Seattle Genetics Misses 1st Quarter Sales Estimate, But Sees $1B Future

5/8/12Follow @xconomy

Seattle Genetics fell short of Wall Street’s quarterly sales expectations for its new lymphoma drug, but the company boldly declared today that it sees its first drug becoming a billion-dollar blockbuster over time.

The Bothell, WA-based company (NASDAQ: SGEN) said today it generated $34.5 million in net product sales in the first quarter, about a 4 percent increase beyond the $33.2 million it reported in the previous three-month period. That performance fell short of Wall Street’s average estimate of $39 million, according to Jason Kantor, an analyst with RBC Capital Markets. Shares of the company dipped in after-hours trading by 9 percent to $17.40 at 5:26 pm ET.

Despite missing Street expectations of net sales, Seattle Genetics offered a bullish forecast for its new drug brentuximab vedotin (Adcetris). The company, which won FDA approval for the product in August, said it expects to pull in $140 million to $150 million of net product sales in 2012. While the new drug is currently FDA-approved for a small group of patients with relapsed forms of Hodgkin’s disease and anaplastic large cell lymphoma, the company is pushing hard on clinical trials that could prove the drug’s value for many more people. By moving the drug into newly diagnosed lymphoma patients, and extending it to other patients with different forms of cancer, Seattle Genetics said it envisions much greater potential over time.

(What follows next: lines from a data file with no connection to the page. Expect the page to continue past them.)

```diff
+    for (int i = 0; i < ns; ++i) {
+      const char* const dyb = wsm + (i & 1) * kRStage;
+      const char* const xb = dyb + kRDyB;
+#pragma unroll
+      for (int kr = 0; kr < kKS; ++kr) {
+        h8 ah[2], al[2];
+#pragma unroll
+        for (int cf = 0; cf < 2; ++cf) {
+          ah[cf] = uwm_tr_pair(dyb + kr * 32 * 128, dyo[cf][0], dyo[cf][1]);
+          al[cf] = uwm_tr_pair(dyb + kr * 32 * 128, dyo[cf][0] ^ 64, dyo[cf][1] ^ 64);
+        }
+        h8 xh[3], xl[3];
+        auto x_read = [&](int t) {
+          const int r = t / 3, sx = t % 3;
+          const char* xp = xb + ((kr + r) * kWPW + sx) * kRXS + xo;
+          xh[t % 3] = uwm_tr_pair(xp, 0, 4 * kRXS);
+          xl[t % 3] = uwm_tr_pair(xp, 128, 4 * kRXS + 128);
+        };
+        x_read(0);
+#pragma unroll
+        for (int it = 0; it < 10; ++it) {
+          if (it + 1 < 9) x_read(it + 1);
+          const int pt = it - 1, ps = (it + 2) % 3, cs = it % 3;
+          if (it < 9) acc[0][it] = __builtin_amdgcn_mfma_f32_16x16x32_f16(ah[0], xh[cs], acc[0][it], 0, 0, 0);
+          if (NP >= 2 && it >= 1) acc[0][pt] = __builtin_amdgcn_mfma_f32_16x16x32_f16(ah[0], xl[ps], acc[0][pt], 0, 0, 0);
+          if (it < 9) acc[1][it] = __builtin_amdgcn_mfma_f32_16x16x32_f16(ah[1], xh[cs], acc[1][it], 0, 0, 0);
+          if (NP >= 2 && it >= 1) acc[1][pt] = __builtin_amdgcn_mfma_f32_16x16x32_f16(ah[1], xl[ps], acc[1][pt], 0, 0, 0);
+          if (NP >= 3 && it >= 1) acc[0][pt] = __builtin_amdgcn_mfma_f32_16x16x32_f16(al[0], xh[ps], acc[0][pt], 0, 0, 0);
+          if (NP >= 3 && it >= 1) acc[1][pt] = __builtin_amdgcn_mfma_f32_16x16x32_f16(al[1], xh[ps], acc[1][pt], 0, 0, 0);
+          __builtin_amdgcn_sched_barrier(0);
+        }
+      }
+      __syncthreads();
+    }
+    const float ixs = 1.f / xs;
+    float* const dst = a.nsplit > 1 ? a.part + (size_t)split * a.wrows * a.Kpad : a.dw;
+    const int ci = b0 + 16 * bf + (lane & 15);
+#pragma unroll
+    for (int cf = 0; cf < 2; ++cf)
+#pragma unroll
+      for (int t = 0; t < 9; ++t)
+#pragma unroll
+        for (int e = 0; e < 4; ++e) {
+          const int row = 16 * cf + 4 * (lane >> 4) + e;
+          if (row < a.wrows && ci < a.Ctot) {
+            float* pd = dst + (size_t)row * a.Kpad + t * a.Ctot + ci;
+            const float v = acc[cf][t][e] * ixs;
+            if (a.nsplit > 1) *pd = v; else *pd += v;
+          }
+        }
+  }
+}
+
 static int wgrad_f16x3_wx(const WgradArgs& a) {
   if ((a.Wo % 32) == 0 && (a.Ho % 4) == 0) return 32;
   if ((a.Wo % 16) == 0 && (a.Ho % 8) == 0) return 16;
@@ -230,6 +424,10 @@
          (a.Cout & 3) == 0 && a.wrows <= a.Cout && a.Kpad == 9 * a.Ctot && a.Hl == a.Ho && a.Wl == a.Wo &&
          wgrad_f16x3_wx(a) != 0 && (a.s0.C & 3) == 0 && (a.s1.C & 3) == 0 && a.Wo < 256 * 128 &&
          (size_t)a.N * a.s0.H * a.s0.W < (1ull << 31) && (size_t)a.N * a.s1.H * a.s1.W < (1ull << 31) && (size_t)8 * a.Wo * a.Cout < (1ull << 31);
+}
+
+bool wgrad_f16x3_rows32_applicable(const WgradArgs& a) {
+  return wgrad_f16x3_applicable(a) && a.wrows <= 32 && (a.Ctot & 63) == 0 && (a.C0 & 63) == 0 && wgrad_f16x3_wx(a) == 32;
 }
 
 template <int WX, int NP>
@@ -246,11 +444,24 @@
   return np == 3 ? launch_wg16p<WX, 3>(a, st, pairs, sps, nstages) : np == 2 ? launch_wg16p<WX, 2>(a, st, pairs, sps, nstages) : launch_wg16p<WX, 1>(a, st, pairs, sps, nstages);
 }
 
-hipError_t launch_wgrad_f16x3(const WgradArgs& a0, hipStream_t st) {
+template <int NP>
+static hipError_t launch_wg16r32p(WgradArgs& a, hipStream_t st, int pairs, int sps, int nstages) {
+  const size_t lds = (size_t)2 * kRStage;
+  static DevOnce lds_attr;
+  { hipError_t e = lds_attr.set_max_lds((const void*)wgrad_f16x3_rows32_kernel<NP>, lds); if (e != hipSuccess) return e; }
+  UWM_LAUNCH(43, a.flops, a.bytes, (wgrad_f16x3_rows32_kernel<NP>), dim3((unsigned)(pairs * a.nsplit)), dim3(768), lds, st, a, sps, nstages);
+  return hipGetLastError();
+}
+static hipError_t launch_wg16r32(WgradArgs& a, hipStream_t st, int pairs, int sps, int nstages) {
+  const int np = (a.nprod >= 1 && a.nprod <= 3) ? a.nprod : 3;
+  return np == 3 ? launch_wg16r32p<3>(a, st, pairs, sps, nstages) : np == 2 ? launch_wg16r32p<2>(a, st, pairs, sps, nstages) : launch_wg16r32p<1>(a, st, pairs, sps, nstages);
+}
+
+hipError_t launch_wgrad_f16x3(const WgradArgs& a0, hipStream_t st, bool rows32) {
   WgradArgs a = a0;
-  if (!wgrad_f16x3_applicable(a)) return hipErrorInvalidValue;
+  if (!(rows32 ? wgrad_f16x3_rows32_applicable(a) : wgrad_f16x3_applicable(a))) return hipErrorInvalidValue;
   const int wx = wgrad_f16x3_wx(a);
-  const int pairs = ((a.wrows + 63) / 64) * (a.Ctot / 32);
+  const int pairs = rows32 ? a.Ctot / 64 : ((a.wrows + 63) / 64) * (a.Ctot / 32);
   const int nstages = a.N * (a.Ho / (128 / wx)) * (a.Wo / wx);
   static const int cu_cap = dbg_int("UWM_WG16_CUS", 0);
   const int cus = cu_cap > 0 ? cu_cap : (a.cu_share > 0 ? device_cu_count() * a.cu_share / 4 : device_cu_count());
@@ -264,7 +475,7 @@
   const int sps = (nstages + nsplit - 1) / nsplit;
   nsplit = (nstages + sps - 1) / sps;
   a.nsplit = nsplit; a.msplit = sps;
-  hipError_t e = wx == 32 ? launch_wg16<32>(a, st, pairs, sps, nstages) : launch_wg16<16>(a, st, pairs, sps, nstages);
+  hipError_t e = rows32 ? launch_wg16r32(a, st, pairs, sps, nstages) : wx == 32 ? launch_wg16<32>(a, st, pairs, sps, nstages) : launch_wg16<16>(a, st, pairs, sps, nstages);
   if (e != hipSuccess) return e;
   if (nsplit > 1) return launch_wgrad_reduce(a.part, nsplit, image / 4, a.dw, st, a.rq);
   return hipSuccess;
```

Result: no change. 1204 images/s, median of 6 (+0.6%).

The drug, which combines the specific cell-targeting capability of an antibody with a toxin that gives it more punch, has shown an ability to significantly shrink tumors in patients who don’t respond nearly as well to conventional chemotherapy.

Seattle Genetics CEO Clay Siegall

“In the longer term, we believe the commercial opportunity for Adcetris exceeds $1 billion in the U.S. and Canada,” CEO Clay Siegall said on a conference call with analysts. Millennium: Takeda holds the rights to the drug in Europe.

David Miller, an analyst with Biotech Stock Research in Seattle, said the first quarter fell short of his expectations, but the long-term trend is still encouraging. “They are doing great. They’ll be able to beat guidance if they can convince docs to use the drug in retreatment situations,” Miller says.

A couple of dynamics made the first quarter unusual. About 200 very ill patients who had been getting Adcetris through a free extended clinical trial program in 2011 were converted into paying customers last year after it won FDA approval, but most of them have since quit taking the drug, the company said. Plus, Public Health Service discount programs went into effect in the first quarter, which widened the gap between gross and net sales that Seattle Genetics could record on its books. Now that the discounts are in effect, those adjustments are expected to be consistent going forward, the company said.

Seattle Genetics, which hasn’t previously offered a sales forecast to analysts, described a number of factors on this quarterly call that give it increasing confidence. The drug is expensive—$13,500 per dose for a product given every three weeks—but no patients have been denied reimbursement for the drug when it has been prescribed in accordance with FDA guidelines, the company said. About 750 different accounts have ordered Adcetris so far, which represents less than half of the total potential market for the drug with its current FDA-approved uses, said Chris Boerner, Seattle Genetics’ senior vice president of commercial operations. When the company has surveyed targeted physician prescribers, it has found more than 90 percent have a positive impression of the product, Boerner says.

The company arrives at its billion-dollar forecast through an aggressive set of clinical trials it has teed up to expand use of Adcetris. For starters, the company looks to extend Adcetris to patients with earlier-stage forms of Hodgkin’s disease and anaplastic large cell lymphoma. There’s more potential for the drug in retreatment of patients, and in the “maintenance” setting in which patients get the drug to ward off future relapses. A pivotal-stage trial just got underway for patients with cutaneous T-cell lymphoma, and another study is looking at whether Adcetris can help patients with solid tumors that carry the molecular target Adcetris is designed to hit, CD30. Seattle Genetics and its partner, Millennium, are working with Roche’s Ventana Medical Systems to develop a companion diagnostic test to look for CD30 to more readily identify patients who are good candidates for Adcetris.

Financially, the new cash flow from Adcetris is enabling the company to continue to raise expenses on sales and marketing as well as R&D, while narrowing its net losses. The company’s R&D expenses climbed to $38.5 million in the first quarter, from $32.4 million in the same period a year earlier. Sales, marketing and administrative costs rose to $22.2 million, from $12.7 million a year earlier. Despite the increasing expenses, Seattle Genetics’ net loss narrowed to $12.3 million in the first quarter, far less than the $32.6 million loss it had a year earlier, before Adcetris hit the market.

Seattle Genetics said it had $308.9 million of cash and reserves at the end of March, down from $330.7 million it had at the beginning of the year. There was no discussion on today’s call about when Seattle Genetics might turn profitable, but there was also no talk about any need to raise more cash from investors. “We are in a strong financial situation,” said Todd Simpson, the company’s chief financial officer.